吹き荒れる暴風の力で矢が唸りを上げて加速する。
「炎霊よ、荒野を薙ぎ払え」
ダリア殿も暴風の中に炎を解き放つ。
黒曜石の鏃と炎を纏った暴風が遺跡を舐め尽くす。
「攻撃せよ!!」
「了解!!」
スピラさんの号令一下、黒エルフ達が進撃を開始する。
「ダリア殿、炎霊の力はまだ維持出来ますか!」
「了解!!」
ダリア殿の同意と共に、暴風の中の炎がさらに渦を巻く。
ぐ、く……
自分で指示したとは言え、相反する精霊の使役に私自身の身体が悲鳴を上げる。
指先が震えだす。

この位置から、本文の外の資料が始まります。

@@ -241,12 +246,21 @@
 int rnnpose_radius_neighbors_f32(const float* queries, int n_q, const float* supports, const int* q_start, const int* s_start,
                                  int n_clouds, float radius, const long long* offsets, int* cand_idx, float* cand_d2, int width,
                                  int* out, rnnpose_stream_t stream);
+typedef struct {
+  const float* x_mean_rstd;
+  const float* residual;
+  int c_stride, c_offset;
+  const float* mean_rstd;
+  int relu;
+  int pixels_per_image;
+} rnnpose_lazy_residual_t;
 size_t rnnpose_conv1x1_resident_packed_bytes(int c_in);
 int rnnpose_conv1x1_resident_pack_f16x3(const float* weight, int c_out, int c_in, float w_scale, void* packed,
                                         rnnpose_stream_t stream);
 int rnnpose_conv1x1_resident_f16x3(const float* x, int x_c_stride, int x_c_offset, int c_in, const void* w_packed,
                                    const float* bias, float a_scale, float w_scale, int relu, long long n_pixels, float* dst,
-                                   int dst_c_stride, int dst_c_offset, int dst_split, rnnpose_stream_t stream);
+                                   int dst_c_stride, int dst_c_offset, int dst_split, const rnnpose_lazy_residual_t* h_lazy,
+                                   rnnpose_stream_t stream);
 int rnnpose_corr_lookup_convc1_f16x3(const float* pyramid, const float* coords, int B, int b0, int b1, int h, int w, int levels,
                                      int radius, const void* w_packed, const float* bias, float a_scale, float w_scale, int relu,
                                      float* dst, int dst_c_stride, int dst_c_offset, int dst_split, rnnpose_stream_t stream);
diff --git a/rnnpose_amd/_lib.py b/rnnpose_amd/_lib.py
--- a/rnnpose_amd/_lib.py
+++ b/rnnpose_amd/_lib.py
@@ -30,7 +30,14 @@
                 ("src0_mean_rstd", C.c_void_p), ("src_hl", C.c_int), ("dst_hl", C.c_int), ("dst2_hl", C.c_int),
                 ("dst_split", C.c_void_p), ("dst_split_c_stride", C.c_int), ("dst_split_c_offset", C.c_int), ("src_bounded", C.c_int),
                 ("tile", C.c_int), ("ksplit_ws", C.c_void_p), ("ksplit_ws_bytes", C.c_size_t), ("single_product", C.c_int),
-                ("tile_stats_records", C.c_int)]
+                ("tile_stats_records", C.c_int),
+                ("src0_residual", C.c_void_p), ("src0_residual_c_stride", C.c_int), ("src0_residual_c_offset", C.c_int),
+                ("src0_residual_mean_rstd", C.c_void_p), ("src0_residual_relu", C.c_int)]
+
+
+class LazyResidual(C.Structure):
+    _fields_ = [("x_mean_rstd", C.c_void_p), ("residual", C.c_void_p), ("c_stride", C.c_int), ("c_offset", C.c_int),
+                ("mean_rstd", C.c_void_p), ("relu", C.c_int), ("pixels_per_image", C.c_int)]
 
 
 PROTOTYPES = {
@@ -75,6 +82,7 @@
     "rnnpose_gru_update_f32": (_i, [_p, _p, _p, _i, _i, _i, _i, _p, _i, _p]),
     "rnnpose_conv_tiles_per_image_desc": (_i, [C.POINTER(ConvDesc)]),
     "rnnpose_conv_products_desc": (_i, [C.POINTER(ConvDesc)]),
+    "rnnpose_conv_lazy_residual_desc": (_i, [C.POINTER(ConvDesc)]),
     "rnnpose_conv_spatial_tiles": (_i, [_i]),
     "rnnpose_conv_strip": (_i, [_i]),
     "rnnpose_conv_ksplit": (_i, [_i]),
@@ -122,7 +130,7 @@
     "rnnpose_mask_upsample_packed_bytes": (_z, []),
     "rnnpose_conv1x1_resident_packed_bytes": (_z, [_i]),
     "rnnpose_conv1x1_resident_pack_f16x3": (_i, [_p, _i, _i, _f, _p, _p]),
-    "rnnpose_conv1x1_resident_f16x3": (_i, [_p, _i, _i, _i, _p, _p, _f, _f, _i, _ll, _p, _i, _i, _i, _p]),
+    "rnnpose_conv1x1_resident_f16x3": (_i, [_p, _i, _i, _i, _p, _p, _f, _f, _i, _ll, _p, _i, _i, _i, C.POINTER(LazyResidual), _p]),
     "rnnpose_corr_lookup_convc1_f16x3": (_i, [_p, _p, _i, _i, _i, _i, _i, _i, _i, _p, _p, _f, _f, _i, _p, _i, _i, _i, _p]),
     "rnnpose_mask_upsample_pack_f16x3": (_i, [_p, _f, _f, _p, _p]),
     "rnnpose_instnorm_workspace_bytes": (_z, [_i, _i, _i]),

一瞬でも気を抜けば風霊王の力は暴走して私たちを切り裂く刃と化すだろう。
こ、の、じゃじゃ馬が!
「言う事を……聞けーっ!!」
ありったけの精霊力をハウゼルに込める。
全力疾走をしながら針に糸を通すような精密作業を同時にこなすという無謀。
だけど、ここをあの人に任されたんだ。
精鋭クラスには届かなくとも、混成部隊ぐらいはこの場で一掃してみせる!
「ハウゼルよ、偉大なる英雄と歩しその気高き英知を我に貸し与え賜え!」
全身から更に力が抜け落ちていく。
まったく、とんでもない魔素食いで暴食な剣ですね。
ですが、あの人が私に預けたんだ、使いこなせると信頼してくれた証し。
「使いこなせなければ、相棒失格です!!」
ハウゼルの柄に嵌められた緋色の宝石の中に赤い光が生まれた気がした。
……わかる。
そうか、これがこの剣の使い方。
振り下ろした剣とともに、炎を纏った暴風が殺戮蟻の動きを先読みして纏わり付く。
「炎と風が奇妙な動きを……ファフナ様、剣を完全に!」
「まだこの先があるのかは分かりませんが、剣は私たちに力を貸してくれています!」
剣を振る度に、炎が、風が軌道を変え殺戮蟻の進路に立ち塞がる。
そう、この剣は武器であると同時に一本のタクトだ。
刃が空を切り裂く音色で精霊を操るタクト。
魔剣などと呼ばれたくせに、その実態は随分と優雅な動きを要求してくれやがりますね。
「さあ今のうちです!」
「了解!!!」
迷宮を揺らすほどのかけ声が唱和した。
連日暑いですね。
北の大地も遠吠えしたくなる暑さです。
あ、パソコン火を噴きました。
電化製品も熱中症をおこしたみたいです。